→ **About this exercise**
Among the entries that follow, the required portion opens with the line containing "block_exclusive_scan(uint32_t v, uint32_t" and closes with the line containing "const int nw = (int) (blockDim.x >> 6);". Give that portion again exactly, and nothing else.

==================================================

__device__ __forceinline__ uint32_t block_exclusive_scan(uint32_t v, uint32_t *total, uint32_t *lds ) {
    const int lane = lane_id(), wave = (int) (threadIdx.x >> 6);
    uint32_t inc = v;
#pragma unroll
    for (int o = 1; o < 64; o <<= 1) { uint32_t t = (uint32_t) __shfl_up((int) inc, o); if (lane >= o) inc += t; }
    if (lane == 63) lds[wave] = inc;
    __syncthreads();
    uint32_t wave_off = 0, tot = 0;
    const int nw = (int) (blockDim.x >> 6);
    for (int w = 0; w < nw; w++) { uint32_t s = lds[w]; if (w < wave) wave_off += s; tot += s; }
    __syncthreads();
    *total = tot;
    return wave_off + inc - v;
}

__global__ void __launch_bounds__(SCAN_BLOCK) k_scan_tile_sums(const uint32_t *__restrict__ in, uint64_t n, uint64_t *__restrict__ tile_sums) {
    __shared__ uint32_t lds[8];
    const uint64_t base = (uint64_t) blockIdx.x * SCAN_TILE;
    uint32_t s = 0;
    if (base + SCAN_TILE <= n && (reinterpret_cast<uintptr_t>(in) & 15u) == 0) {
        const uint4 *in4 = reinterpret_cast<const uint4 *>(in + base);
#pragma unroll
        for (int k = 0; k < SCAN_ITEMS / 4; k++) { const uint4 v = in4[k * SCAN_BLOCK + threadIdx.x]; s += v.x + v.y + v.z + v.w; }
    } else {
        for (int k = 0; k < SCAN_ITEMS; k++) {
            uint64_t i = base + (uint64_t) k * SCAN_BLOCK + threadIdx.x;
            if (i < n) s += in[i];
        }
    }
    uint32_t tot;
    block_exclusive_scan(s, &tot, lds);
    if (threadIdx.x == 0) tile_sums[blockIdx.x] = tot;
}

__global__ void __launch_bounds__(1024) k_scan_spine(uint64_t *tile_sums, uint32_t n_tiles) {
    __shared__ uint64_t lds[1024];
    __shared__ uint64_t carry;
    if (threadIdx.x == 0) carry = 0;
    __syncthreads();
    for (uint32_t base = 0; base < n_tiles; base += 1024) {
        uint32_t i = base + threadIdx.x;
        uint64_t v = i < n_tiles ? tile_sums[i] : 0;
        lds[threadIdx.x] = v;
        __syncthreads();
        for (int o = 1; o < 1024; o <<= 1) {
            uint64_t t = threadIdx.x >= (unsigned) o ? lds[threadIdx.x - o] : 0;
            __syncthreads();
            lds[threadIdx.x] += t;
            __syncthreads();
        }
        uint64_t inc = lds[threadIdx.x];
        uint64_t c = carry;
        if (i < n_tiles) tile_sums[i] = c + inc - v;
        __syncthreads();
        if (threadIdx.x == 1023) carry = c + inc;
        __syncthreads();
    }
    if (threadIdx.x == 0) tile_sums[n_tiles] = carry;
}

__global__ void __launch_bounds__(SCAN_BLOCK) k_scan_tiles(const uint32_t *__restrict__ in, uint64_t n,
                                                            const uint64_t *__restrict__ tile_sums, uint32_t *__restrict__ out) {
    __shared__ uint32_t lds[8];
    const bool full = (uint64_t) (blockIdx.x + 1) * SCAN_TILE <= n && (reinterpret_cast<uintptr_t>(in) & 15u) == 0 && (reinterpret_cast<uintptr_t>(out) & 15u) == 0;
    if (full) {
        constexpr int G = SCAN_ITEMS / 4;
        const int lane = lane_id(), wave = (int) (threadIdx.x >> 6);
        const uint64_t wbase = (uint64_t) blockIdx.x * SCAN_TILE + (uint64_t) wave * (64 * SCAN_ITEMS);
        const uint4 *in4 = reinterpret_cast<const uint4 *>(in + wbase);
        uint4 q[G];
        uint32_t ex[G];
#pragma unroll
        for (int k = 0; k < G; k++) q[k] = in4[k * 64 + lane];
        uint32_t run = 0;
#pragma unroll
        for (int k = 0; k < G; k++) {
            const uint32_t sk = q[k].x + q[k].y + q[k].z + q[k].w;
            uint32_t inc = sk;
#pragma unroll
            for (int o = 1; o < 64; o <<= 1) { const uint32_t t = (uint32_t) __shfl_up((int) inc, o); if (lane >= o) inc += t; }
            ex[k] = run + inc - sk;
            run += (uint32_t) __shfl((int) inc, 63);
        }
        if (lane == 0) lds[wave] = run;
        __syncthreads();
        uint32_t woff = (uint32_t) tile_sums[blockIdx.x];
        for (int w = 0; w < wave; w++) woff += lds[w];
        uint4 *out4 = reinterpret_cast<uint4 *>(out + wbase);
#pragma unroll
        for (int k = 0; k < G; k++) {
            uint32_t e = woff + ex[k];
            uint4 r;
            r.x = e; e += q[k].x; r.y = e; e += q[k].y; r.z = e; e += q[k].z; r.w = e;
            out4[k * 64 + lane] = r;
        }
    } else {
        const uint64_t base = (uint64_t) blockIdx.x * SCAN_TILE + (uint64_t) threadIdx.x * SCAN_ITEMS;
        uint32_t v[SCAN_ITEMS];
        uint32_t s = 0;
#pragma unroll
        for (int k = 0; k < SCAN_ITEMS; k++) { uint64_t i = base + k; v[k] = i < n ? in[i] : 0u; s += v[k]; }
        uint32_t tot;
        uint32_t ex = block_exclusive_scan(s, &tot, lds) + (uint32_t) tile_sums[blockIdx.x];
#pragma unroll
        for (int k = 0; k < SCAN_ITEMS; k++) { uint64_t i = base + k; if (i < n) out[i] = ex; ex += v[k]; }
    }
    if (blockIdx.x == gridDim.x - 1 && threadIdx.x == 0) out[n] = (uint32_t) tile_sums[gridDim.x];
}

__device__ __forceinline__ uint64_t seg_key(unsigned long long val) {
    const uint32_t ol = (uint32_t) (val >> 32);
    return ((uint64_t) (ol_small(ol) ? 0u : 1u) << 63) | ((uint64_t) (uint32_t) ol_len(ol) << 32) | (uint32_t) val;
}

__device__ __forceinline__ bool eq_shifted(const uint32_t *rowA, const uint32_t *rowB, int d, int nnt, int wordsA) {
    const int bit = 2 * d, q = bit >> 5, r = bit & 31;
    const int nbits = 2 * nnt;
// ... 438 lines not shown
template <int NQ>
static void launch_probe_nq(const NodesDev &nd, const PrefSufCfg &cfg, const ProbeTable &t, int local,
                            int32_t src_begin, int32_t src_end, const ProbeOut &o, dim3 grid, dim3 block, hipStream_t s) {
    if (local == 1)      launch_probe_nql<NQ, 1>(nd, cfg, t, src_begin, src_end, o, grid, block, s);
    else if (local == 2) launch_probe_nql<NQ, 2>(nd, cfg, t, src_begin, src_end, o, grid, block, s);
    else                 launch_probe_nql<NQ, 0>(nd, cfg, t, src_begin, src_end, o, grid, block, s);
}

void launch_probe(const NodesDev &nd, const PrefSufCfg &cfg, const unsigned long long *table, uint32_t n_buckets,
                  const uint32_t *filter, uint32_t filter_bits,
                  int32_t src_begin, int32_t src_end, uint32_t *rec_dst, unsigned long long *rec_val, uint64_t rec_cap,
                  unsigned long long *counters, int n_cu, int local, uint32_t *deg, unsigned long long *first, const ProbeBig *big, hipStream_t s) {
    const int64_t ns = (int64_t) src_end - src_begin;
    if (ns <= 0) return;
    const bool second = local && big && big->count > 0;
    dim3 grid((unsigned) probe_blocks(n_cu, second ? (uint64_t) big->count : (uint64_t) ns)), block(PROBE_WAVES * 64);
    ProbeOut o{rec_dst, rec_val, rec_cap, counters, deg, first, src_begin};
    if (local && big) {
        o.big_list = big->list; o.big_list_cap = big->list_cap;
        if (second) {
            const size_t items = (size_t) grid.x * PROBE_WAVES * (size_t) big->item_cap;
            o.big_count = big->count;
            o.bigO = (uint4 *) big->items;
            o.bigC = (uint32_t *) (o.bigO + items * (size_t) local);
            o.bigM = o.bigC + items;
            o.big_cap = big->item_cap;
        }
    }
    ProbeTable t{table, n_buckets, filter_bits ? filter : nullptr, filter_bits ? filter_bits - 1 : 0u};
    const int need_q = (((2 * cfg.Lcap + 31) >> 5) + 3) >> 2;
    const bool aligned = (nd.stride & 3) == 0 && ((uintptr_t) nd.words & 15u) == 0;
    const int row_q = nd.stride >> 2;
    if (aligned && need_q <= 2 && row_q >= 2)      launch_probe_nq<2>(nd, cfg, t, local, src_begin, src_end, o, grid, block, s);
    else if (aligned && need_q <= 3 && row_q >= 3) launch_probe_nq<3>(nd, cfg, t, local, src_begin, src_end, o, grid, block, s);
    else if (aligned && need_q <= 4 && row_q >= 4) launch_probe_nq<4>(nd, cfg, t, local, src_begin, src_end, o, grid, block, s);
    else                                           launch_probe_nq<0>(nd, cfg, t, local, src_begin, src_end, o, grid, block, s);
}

==================================================

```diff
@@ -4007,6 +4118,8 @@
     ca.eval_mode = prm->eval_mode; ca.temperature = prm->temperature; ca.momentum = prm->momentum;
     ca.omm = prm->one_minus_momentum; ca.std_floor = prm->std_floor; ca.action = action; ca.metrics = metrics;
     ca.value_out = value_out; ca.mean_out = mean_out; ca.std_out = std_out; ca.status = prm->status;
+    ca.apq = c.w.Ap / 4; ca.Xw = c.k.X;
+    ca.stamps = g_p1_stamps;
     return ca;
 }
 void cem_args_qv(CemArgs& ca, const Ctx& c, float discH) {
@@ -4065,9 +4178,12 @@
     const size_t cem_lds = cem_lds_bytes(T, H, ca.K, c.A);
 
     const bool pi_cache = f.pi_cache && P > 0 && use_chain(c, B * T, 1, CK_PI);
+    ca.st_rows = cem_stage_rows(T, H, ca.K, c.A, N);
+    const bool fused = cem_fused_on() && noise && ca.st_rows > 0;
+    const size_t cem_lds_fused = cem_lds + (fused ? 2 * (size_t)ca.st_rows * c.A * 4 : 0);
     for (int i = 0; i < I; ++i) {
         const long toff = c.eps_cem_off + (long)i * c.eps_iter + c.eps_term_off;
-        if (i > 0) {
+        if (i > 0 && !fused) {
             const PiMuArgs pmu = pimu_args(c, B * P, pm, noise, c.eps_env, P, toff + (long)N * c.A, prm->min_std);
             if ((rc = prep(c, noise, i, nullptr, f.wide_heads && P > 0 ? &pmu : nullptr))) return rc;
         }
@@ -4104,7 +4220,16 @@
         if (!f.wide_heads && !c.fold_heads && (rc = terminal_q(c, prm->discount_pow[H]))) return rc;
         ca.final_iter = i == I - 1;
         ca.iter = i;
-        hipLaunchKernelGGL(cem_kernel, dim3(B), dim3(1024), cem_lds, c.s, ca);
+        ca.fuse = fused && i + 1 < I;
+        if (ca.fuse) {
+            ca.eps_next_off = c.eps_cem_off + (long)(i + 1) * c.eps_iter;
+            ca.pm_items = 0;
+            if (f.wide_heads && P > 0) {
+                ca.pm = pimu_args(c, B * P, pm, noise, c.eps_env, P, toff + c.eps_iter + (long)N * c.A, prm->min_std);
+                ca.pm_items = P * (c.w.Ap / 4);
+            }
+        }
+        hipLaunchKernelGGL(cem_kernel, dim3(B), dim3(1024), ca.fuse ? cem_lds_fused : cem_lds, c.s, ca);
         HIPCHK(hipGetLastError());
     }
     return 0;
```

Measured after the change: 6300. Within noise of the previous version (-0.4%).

==================================================

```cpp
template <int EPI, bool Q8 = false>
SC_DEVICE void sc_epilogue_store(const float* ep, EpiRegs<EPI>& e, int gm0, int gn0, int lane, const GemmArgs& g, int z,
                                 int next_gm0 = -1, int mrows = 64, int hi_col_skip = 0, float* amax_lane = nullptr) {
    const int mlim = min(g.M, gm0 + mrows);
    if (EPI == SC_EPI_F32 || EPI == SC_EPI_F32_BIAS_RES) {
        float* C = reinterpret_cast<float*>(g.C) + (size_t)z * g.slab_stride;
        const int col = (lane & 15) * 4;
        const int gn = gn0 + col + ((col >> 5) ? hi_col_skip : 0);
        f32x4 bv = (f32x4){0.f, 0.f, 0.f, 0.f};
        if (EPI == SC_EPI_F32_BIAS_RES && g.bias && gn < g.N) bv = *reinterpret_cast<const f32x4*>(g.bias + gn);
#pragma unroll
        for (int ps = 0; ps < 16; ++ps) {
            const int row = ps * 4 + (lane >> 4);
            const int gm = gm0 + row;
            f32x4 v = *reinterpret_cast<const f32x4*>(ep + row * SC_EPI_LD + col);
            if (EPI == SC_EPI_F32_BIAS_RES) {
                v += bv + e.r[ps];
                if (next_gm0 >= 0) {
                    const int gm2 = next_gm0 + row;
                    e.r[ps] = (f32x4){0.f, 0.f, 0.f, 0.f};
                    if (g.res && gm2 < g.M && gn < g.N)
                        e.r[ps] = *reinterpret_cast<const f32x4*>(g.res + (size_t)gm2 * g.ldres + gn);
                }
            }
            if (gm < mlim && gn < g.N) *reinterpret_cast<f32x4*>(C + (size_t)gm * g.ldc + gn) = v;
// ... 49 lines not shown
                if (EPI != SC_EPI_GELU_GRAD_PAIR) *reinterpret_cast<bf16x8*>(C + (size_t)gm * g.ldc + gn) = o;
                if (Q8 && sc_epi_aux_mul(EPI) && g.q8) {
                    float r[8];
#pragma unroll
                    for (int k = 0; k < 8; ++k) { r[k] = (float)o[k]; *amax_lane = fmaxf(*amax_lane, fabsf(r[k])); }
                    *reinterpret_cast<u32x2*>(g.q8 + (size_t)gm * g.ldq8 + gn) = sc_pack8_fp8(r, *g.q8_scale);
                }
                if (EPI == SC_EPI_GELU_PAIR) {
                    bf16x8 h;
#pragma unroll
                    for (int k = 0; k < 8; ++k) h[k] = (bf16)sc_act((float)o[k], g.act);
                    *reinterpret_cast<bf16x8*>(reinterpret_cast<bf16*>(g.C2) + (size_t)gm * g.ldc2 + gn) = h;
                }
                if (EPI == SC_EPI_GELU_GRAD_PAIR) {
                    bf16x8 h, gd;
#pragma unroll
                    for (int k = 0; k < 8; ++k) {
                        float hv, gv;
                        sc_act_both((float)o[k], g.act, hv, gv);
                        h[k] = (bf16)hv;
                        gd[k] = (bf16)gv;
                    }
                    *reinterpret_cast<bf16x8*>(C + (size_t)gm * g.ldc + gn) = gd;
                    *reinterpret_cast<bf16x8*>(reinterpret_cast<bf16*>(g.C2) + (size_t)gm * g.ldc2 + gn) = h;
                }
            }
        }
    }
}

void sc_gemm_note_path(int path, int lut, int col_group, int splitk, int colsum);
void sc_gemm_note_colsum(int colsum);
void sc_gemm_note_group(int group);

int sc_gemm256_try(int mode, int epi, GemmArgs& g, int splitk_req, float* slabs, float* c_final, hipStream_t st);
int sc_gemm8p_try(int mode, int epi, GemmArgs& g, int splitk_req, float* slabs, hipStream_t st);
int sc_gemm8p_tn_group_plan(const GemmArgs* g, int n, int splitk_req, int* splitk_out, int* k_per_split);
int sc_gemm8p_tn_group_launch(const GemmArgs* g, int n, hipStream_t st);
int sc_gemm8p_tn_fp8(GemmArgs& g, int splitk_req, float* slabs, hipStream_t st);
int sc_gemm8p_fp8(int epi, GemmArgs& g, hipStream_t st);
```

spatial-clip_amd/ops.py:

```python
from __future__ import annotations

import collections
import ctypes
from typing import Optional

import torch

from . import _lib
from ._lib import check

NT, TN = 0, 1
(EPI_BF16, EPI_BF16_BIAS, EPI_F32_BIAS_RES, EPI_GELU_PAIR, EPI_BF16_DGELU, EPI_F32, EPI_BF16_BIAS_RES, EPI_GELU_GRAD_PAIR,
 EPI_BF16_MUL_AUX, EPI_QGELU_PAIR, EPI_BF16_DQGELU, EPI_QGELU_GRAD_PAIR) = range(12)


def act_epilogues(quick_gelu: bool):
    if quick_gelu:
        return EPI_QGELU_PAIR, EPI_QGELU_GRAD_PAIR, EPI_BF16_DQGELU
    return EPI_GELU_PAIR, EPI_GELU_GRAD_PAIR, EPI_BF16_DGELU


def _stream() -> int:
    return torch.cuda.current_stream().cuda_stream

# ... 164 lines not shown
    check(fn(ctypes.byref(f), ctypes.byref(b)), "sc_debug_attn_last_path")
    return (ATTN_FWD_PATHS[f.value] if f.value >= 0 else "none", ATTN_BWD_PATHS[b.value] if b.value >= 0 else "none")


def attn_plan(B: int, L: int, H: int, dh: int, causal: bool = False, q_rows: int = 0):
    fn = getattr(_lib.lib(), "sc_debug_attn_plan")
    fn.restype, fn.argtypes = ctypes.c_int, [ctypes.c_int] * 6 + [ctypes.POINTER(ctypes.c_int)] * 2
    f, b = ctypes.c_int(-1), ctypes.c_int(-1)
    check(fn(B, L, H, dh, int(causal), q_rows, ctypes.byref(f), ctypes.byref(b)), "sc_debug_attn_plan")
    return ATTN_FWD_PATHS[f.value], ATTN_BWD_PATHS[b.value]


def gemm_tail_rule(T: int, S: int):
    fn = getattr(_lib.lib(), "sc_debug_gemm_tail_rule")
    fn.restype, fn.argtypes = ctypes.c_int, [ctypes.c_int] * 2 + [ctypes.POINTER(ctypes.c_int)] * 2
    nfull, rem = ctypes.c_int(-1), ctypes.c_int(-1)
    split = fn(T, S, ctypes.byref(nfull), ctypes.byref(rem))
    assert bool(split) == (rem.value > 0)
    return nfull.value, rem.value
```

==================================================

→ **Reply**
__device__ __forceinline__ uint32_t block_exclusive_scan(uint32_t v, uint32_t *total, uint32_t *lds ) {
    const int lane = lane_id(), wave = (int) (threadIdx.x >> 6);
    uint32_t inc = v;
#pragma unroll
    for (int o = 1; o < 64; o <<= 1) { uint32_t t = (uint32_t) __shfl_up((int) inc, o); if (lane >= o) inc += t; }
    if (lane == 63) lds[wave] = inc;
    __syncthreads();
    uint32_t wave_off = 0, tot = 0;
    const int nw = (int) (blockDim.x >> 6);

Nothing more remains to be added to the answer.